Items from a data source
def _range_checked(eng, run, check=True):
    out = run()
    if check and 16 in (eng.flow.precision, eng.hift.precision) and ops.range_flag_tripped():
# ... 439 lines not shown
        if d.join is not None:
            wavs = _joined_on_host(wavs.get("formatted", wavs["out"]), wavs["rec"], wavs["n"], d.fmt, wavs.get("pauses"), self._truncated(toks))
        self.last_timing["total_s"] = time.perf_counter() - t0
        return (wavs, st) if alignment is None else (wavs, st, alignment)

    @staticmethod
    def _truncated(toks):
        return [not bool((t == STOP_SPEECH).any()) for t in toks]
    @torch.inference_mode()
    def synthesize_pipelined(self, jobs, co_resident=True, host_threads=True, t3_in_flight=2, stream_priorities=(-1, 0), t3_pair=None, **kw):
        import threading
        jobs = [_checked_job(job) for job in jobs]
        for job in jobs:
            if "guard" in job:
                job["guard"] = self.t3.check_guard(job["guard"])
                if kw.get("ban_eos") or kw.get("ban_from", 0) > 0:
                    raise ValueError(GUARD_BANS)
        torch.cuda.set_device(self.dev)
        self._pipeline_streams(stream_priorities)
        t3_kw = {k: kw[k] for k in ("max_new_tokens", "temperature", "top_p", "min_p", "repetition_penalty", "cfg_weight", "ban_eos",
                                    "ban_from") if k in kw}
        job_kw = lambda job: dict(t3_kw, **{k: job[k] for k in ("temperature", "top_p", "min_p", "repetition_penalty", "cfg_weight", "guard") if k in job})
        self.co_resident(bool(co_resident))
        from ._lib import check, lib
        attr = bool(co_resident) and t3_in_flight < 2
        check(lib.cbx_set_stream_coresident(self._s_voc.cuda_stream, int(attr)), "cbx_set_stream_coresident")
        torch.cuda.synchronize()

        def enqueue_t3(job, box):
            try:
                torch.cuda.set_device(self.dev)
                with torch.inference_mode(), torch.cuda.stream(self._s_t3):
                    box["handle"] = self.t3.generate(job["t3_conds"], job["text_tokens"], async_mode=True, uniforms=job.get("uniforms"), seeds=job.get("seeds"), **job_kw(job))
            except BaseException as e:
                box["error"] = e

        def vocode_job(job, st):
            wavs, _ = self.vocode(st, job["gen_ref"], z=job.get("z"), phase=job.get("phase"), noise=job.get("noise"), generator=job.get("generator"), seeds=job.get("seeds"),
                                  speed=job.get("speed"), n_cfm_timesteps=kw.get("n_cfm_timesteps", 10), drop_last_token=kw.get("drop_last_token", True), sync=False,
                                  **({k: job[k] for k in ("join", "format", "loudness", "pauses", "pitch", "warp", "true_peak") if k in job}))
            if "warp" in job:
                job["_fit"] = self.last_fit
            return wavs

        def to_host(job, wavs, pinned):
            copy = (lambda w: torch.empty(w.shape, dtype=w.dtype, pin_memory=True).copy_(w, non_blocking=True)) if pinned else (lambda w: w.cpu())
# ... 12 lines not shown
            try:
                pending = None
                for k in range(len(jobs) + 1):
                    box = {}
                    if k < len(jobs):
                        t_start = time.perf_counter()
                        enqueue_t3(jobs[k], box)
                        if "error" in box:
                            raise box["error"]
                    if pending is not None:
                        job, st, t0, raw, rep = pending
                        with torch.cuda.stream(self._s_voc):
                            host = _range_checked(self, lambda: to_host(job, vocode_job(job, st), pinned=False))
                        self.last_guard, self.last_fit = rep, job.get("_fit")
                        yield result_of(job, host, raw), st, time.perf_counter() - t0
                    pending = None
                    if "handle" in box:
                        with torch.cuda.stream(self._s_t3):
                            raw = self.t3.collect(box["handle"])
                        pending = (jobs[k], _valid_tokens(raw), t_start, raw, self.t3.last_guard if "guard" in jobs[k] else None)
            finally:
                torch.cuda.synchronize()
                self.co_resident(False)
            return

        import queue
        n_t3 = max(1, min(3, int(t3_in_flight)))
        q, stop = queue.Queue(), threading.Event()
        n_slots = max(2, n_t3)
        slot_free = [threading.Semaphore(1) for _ in range(n_slots)]
        if t3_pair is None:
            t3_pair = bool(self.t3_pair) and os.environ.get("CBX_T3_PAIR", "1") != "0"
        units, k = [], 0
        while k < len(jobs):
            pair = None
            if t3_pair and k % 2 == 0 and k + 1 < len(jobs):
                pair = _paired_t3_call(jobs[k], jobs[k + 1], job_kw(jobs[k]), job_kw(jobs[k + 1]), int(kw.get("max_new_tokens", 1000)))
            units.append(([k, k + 1], pair) if pair is not None else ([k], None))
            k += len(units[-1][0])

        def worker():
            try:
                torch.cuda.set_device(self.dev)
                for u, (ks, pair) in enumerate(units):
                    slot_free[u % n_slots].acquire()
                    if stop.is_set():
# ... 44 lines not shown
                    self._s_voc.wait_event(ev)
                    toks_u = self.t3.collect(h)
                    rep = self.t3.last_guard if "guard" in jobs[ks[0]] else None
                slot_free[u % n_slots].release()
                lo = 0
                for k in ks:
                    job = jobs[k]
                    toks = toks_u[lo:lo + len(job["text_tokens"])]
                    lo += len(job["text_tokens"])
                    st = _valid_tokens(toks)
                    host, evv = start_voc(job, st, k % 2)
                    inflight.append((job, st, t0, host, evv, k % 2, toks, rep))
                    yield finish(*inflight.popleft())
            while inflight:
                yield finish(*inflight.popleft())
        finally:
            stop.set()
            for sem in slot_free:
                sem.release()
            th.join()
            ops.select_range_flag(self.dev, 0)
            torch.cuda.synchronize()
            self.co_resident(False)

    @torch.inference_mode()
    def synthesize_stream(self, text_tokens, t3_conds, gen_ref, *, first_chunk=25, chunk=50, chunk_growth=1.0, lookahead=3, fade=480, max_new_tokens=1000,
                          temperature=0.8, top_p=1.0, min_p=0.05, repetition_penalty=1.2, cfg_weight=0.5, uniforms=None, ban_eos=False,
                          ban_from=0, z=None, phase=None, noise=None, n_cfm_timesteps=10, drop_last_token=True, overlap=True, first_alone=True, run_ahead=2,
                          window=None, seeds=None, speed=None, format=None):
        t3_kw = dict(max_new_tokens=max_new_tokens, temperature=temperature, top_p=top_p, min_p=min_p, repetition_penalty=repetition_penalty,
                     cfg_weight=cfg_weight, uniforms=uniforms, ban_eos=ban_eos, ban_from=ban_from)

        yield from _synthesize_stream(self, text_tokens, t3_conds, gen_ref, n_budget=max_new_tokens, t3_kw=t3_kw, round_tokens=lambda toks, fin: _valid_tokens(toks), n_extra=0,
                                      first_chunk=first_chunk, chunk=chunk, chunk_growth=chunk_growth, lookahead=lookahead, fade=fade, z=z, phase=phase,
                                      noise=noise, n_cfm_timesteps=n_cfm_timesteps, drop_last_token=drop_last_token, overlap=overlap, first_alone=first_alone,
                                      run_ahead=run_ahead, window=window, seeds=seeds, speed=speed, format=format)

**What to work on**:
Your answer must be an exact transcription of every record above.

**Completed exercise**:
def _range_checked(eng, run, check=True):
    out = run()
    if check and 16 in (eng.flow.precision, eng.hift.precision) and ops.range_flag_tripped():
# ... 439 lines not shown
        if d.join is not None:
            wavs = _joined_on_host(wavs.get("formatted", wavs["out"]), wavs["rec"], wavs["n"], d.fmt, wavs.get("pauses"), self._truncated(toks))
        self.last_timing["total_s"] = time.perf_counter() - t0
        return (wavs, st) if alignment is None else (wavs, st, alignment)

    @staticmethod
    def _truncated(toks):
        return [not bool((t == STOP_SPEECH).any()) for t in toks]
    @torch.inference_mode()
    def synthesize_pipelined(self, jobs, co_resident=True, host_threads=True, t3_in_flight=2, stream_priorities=(-1, 0), t3_pair=None, **kw):
        import threading
        jobs = [_checked_job(job) for job in jobs]
        for job in jobs:
            if "guard" in job:
                job["guard"] = self.t3.check_guard(job["guard"])
                if kw.get("ban_eos") or kw.get("ban_from", 0) > 0:
                    raise ValueError(GUARD_BANS)
        torch.cuda.set_device(self.dev)
        self._pipeline_streams(stream_priorities)
        t3_kw = {k: kw[k] for k in ("max_new_tokens", "temperature", "top_p", "min_p", "repetition_penalty", "cfg_weight", "ban_eos",
                                    "ban_from") if k in kw}
        job_kw = lambda job: dict(t3_kw, **{k: job[k] for k in ("temperature", "top_p", "min_p", "repetition_penalty", "cfg_weight", "guard") if k in job})
        self.co_resident(bool(co_resident))
        from ._lib import check, lib
        attr = bool(co_resident) and t3_in_flight < 2
        check(lib.cbx_set_stream_coresident(self._s_voc.cuda_stream, int(attr)), "cbx_set_stream_coresident")
        torch.cuda.synchronize()

        def enqueue_t3(job, box):
            try:
                torch.cuda.set_device(self.dev)
                with torch.inference_mode(), torch.cuda.stream(self._s_t3):
                    box["handle"] = self.t3.generate(job["t3_conds"], job["text_tokens"], async_mode=True, uniforms=job.get("uniforms"), seeds=job.get("seeds"), **job_kw(job))
            except BaseException as e:
                box["error"] = e

        def vocode_job(job, st):
            wavs, _ = self.vocode(st, job["gen_ref"], z=job.get("z"), phase=job.get("phase"), noise=job.get("noise"), generator=job.get("generator"), seeds=job.get("seeds"),
                                  speed=job.get("speed"), n_cfm_timesteps=kw.get("n_cfm_timesteps", 10), drop_last_token=kw.get("drop_last_token", True), sync=False,
                                  **({k: job[k] for k in ("join", "format", "loudness", "pauses", "pitch", "warp", "true_peak") if k in job}))
            if "warp" in job:
                job["_fit"] = self.last_fit
            return wavs

        def to_host(job, wavs, pinned):
            copy = (lambda w: torch.empty(w.shape, dtype=w.dtype, pin_memory=True).copy_(w, non_blocking=True)) if pinned else (lambda w: w.cpu())
# ... 12 lines not shown
            try:
                pending = None
                for k in range(len(jobs) + 1):
                    box = {}
                    if k < len(jobs):
                        t_start = time.perf_counter()
                        enqueue_t3(jobs[k], box)
                        if "error" in box:
                            raise box["error"]
                    if pending is not None:
                        job, st, t0, raw, rep = pending
                        with torch.cuda.stream(self._s_voc):
                            host = _range_checked(self, lambda: to_host(job, vocode_job(job, st), pinned=False))
                        self.last_guard, self.last_fit = rep, job.get("_fit")
                        yield result_of(job, host, raw), st, time.perf_counter() - t0
                    pending = None
                    if "handle" in box:
                        with torch.cuda.stream(self._s_t3):
                            raw = self.t3.collect(box["handle"])
                        pending = (jobs[k], _valid_tokens(raw), t_start, raw, self.t3.last_guard if "guard" in jobs[k] else None)
            finally:
                torch.cuda.synchronize()
                self.co_resident(False)
            return

        import queue
        n_t3 = max(1, min(3, int(t3_in_flight)))
        q, stop = queue.Queue(), threading.Event()
        n_slots = max(2, n_t3)
        slot_free = [threading.Semaphore(1) for _ in range(n_slots)]
        if t3_pair is None:
            t3_pair = bool(self.t3_pair) and os.environ.get("CBX_T3_PAIR", "1") != "0"
        units, k = [], 0
        while k < len(jobs):
            pair = None
            if t3_pair and k % 2 == 0 and k + 1 < len(jobs):
                pair = _paired_t3_call(jobs[k], jobs[k + 1], job_kw(jobs[k]), job_kw(jobs[k + 1]), int(kw.get("max_new_tokens", 1000)))
            units.append(([k, k + 1], pair) if pair is not None else ([k], None))
            k += len(units[-1][0])

        def worker():
            try:
                torch.cuda.set_device(self.dev)
                for u, (ks, pair) in enumerate(units):
                    slot_free[u % n_slots].acquire()
                    if stop.is_set():
# ... 44 lines not shown
                    self._s_voc.wait_event(ev)
                    toks_u = self.t3.collect(h)
                    rep = self.t3.last_guard if "guard" in jobs[ks[0]] else None
                slot_free[u % n_slots].release()
                lo = 0
                for k in ks:
                    job = jobs[k]
                    toks = toks_u[lo:lo + len(job["text_tokens"])]
                    lo += len(job["text_tokens"])
                    st = _valid_tokens(toks)
                    host, evv = start_voc(job, st, k % 2)
                    inflight.append((job, st, t0, host, evv, k % 2, toks, rep))
                    yield finish(*inflight.popleft())
            while inflight:
                yield finish(*inflight.popleft())
        finally:
            stop.set()
            for sem in slot_free:
                sem.release()
            th.join()
            ops.select_range_flag(self.dev, 0)
            torch.cuda.synchronize()
            self.co_resident(False)

    @torch.inference_mode()
    def synthesize_stream(self, text_tokens, t3_conds, gen_ref, *, first_chunk=25, chunk=50, chunk_growth=1.0, lookahead=3, fade=480, max_new_tokens=1000,
                          temperature=0.8, top_p=1.0, min_p=0.05, repetition_penalty=1.2, cfg_weight=0.5, uniforms=None, ban_eos=False,
                          ban_from=0, z=None, phase=None, noise=None, n_cfm_timesteps=10, drop_last_token=True, overlap=True, first_alone=True, run_ahead=2,
                          window=None, seeds=None, speed=None, format=None):
        t3_kw = dict(max_new_tokens=max_new_tokens, temperature=temperature, top_p=top_p, min_p=min_p, repetition_penalty=repetition_penalty,
                     cfg_weight=cfg_weight, uniforms=uniforms, ban_eos=ban_eos, ban_from=ban_from)

        yield from _synthesize_stream(self, text_tokens, t3_conds, gen_ref, n_budget=max_new_tokens, t3_kw=t3_kw, round_tokens=lambda toks, fin: _valid_tokens(toks), n_extra=0,
                                      first_chunk=first_chunk, chunk=chunk, chunk_growth=chunk_growth, lookahead=lookahead, fade=fade, z=z, phase=phase,
                                      noise=noise, n_cfm_timesteps=n_cfm_timesteps, drop_last_token=drop_last_token, overlap=overlap, first_alone=first_alone,
                                      run_ahead=run_ahead, window=window, seeds=seeds, speed=speed, format=format)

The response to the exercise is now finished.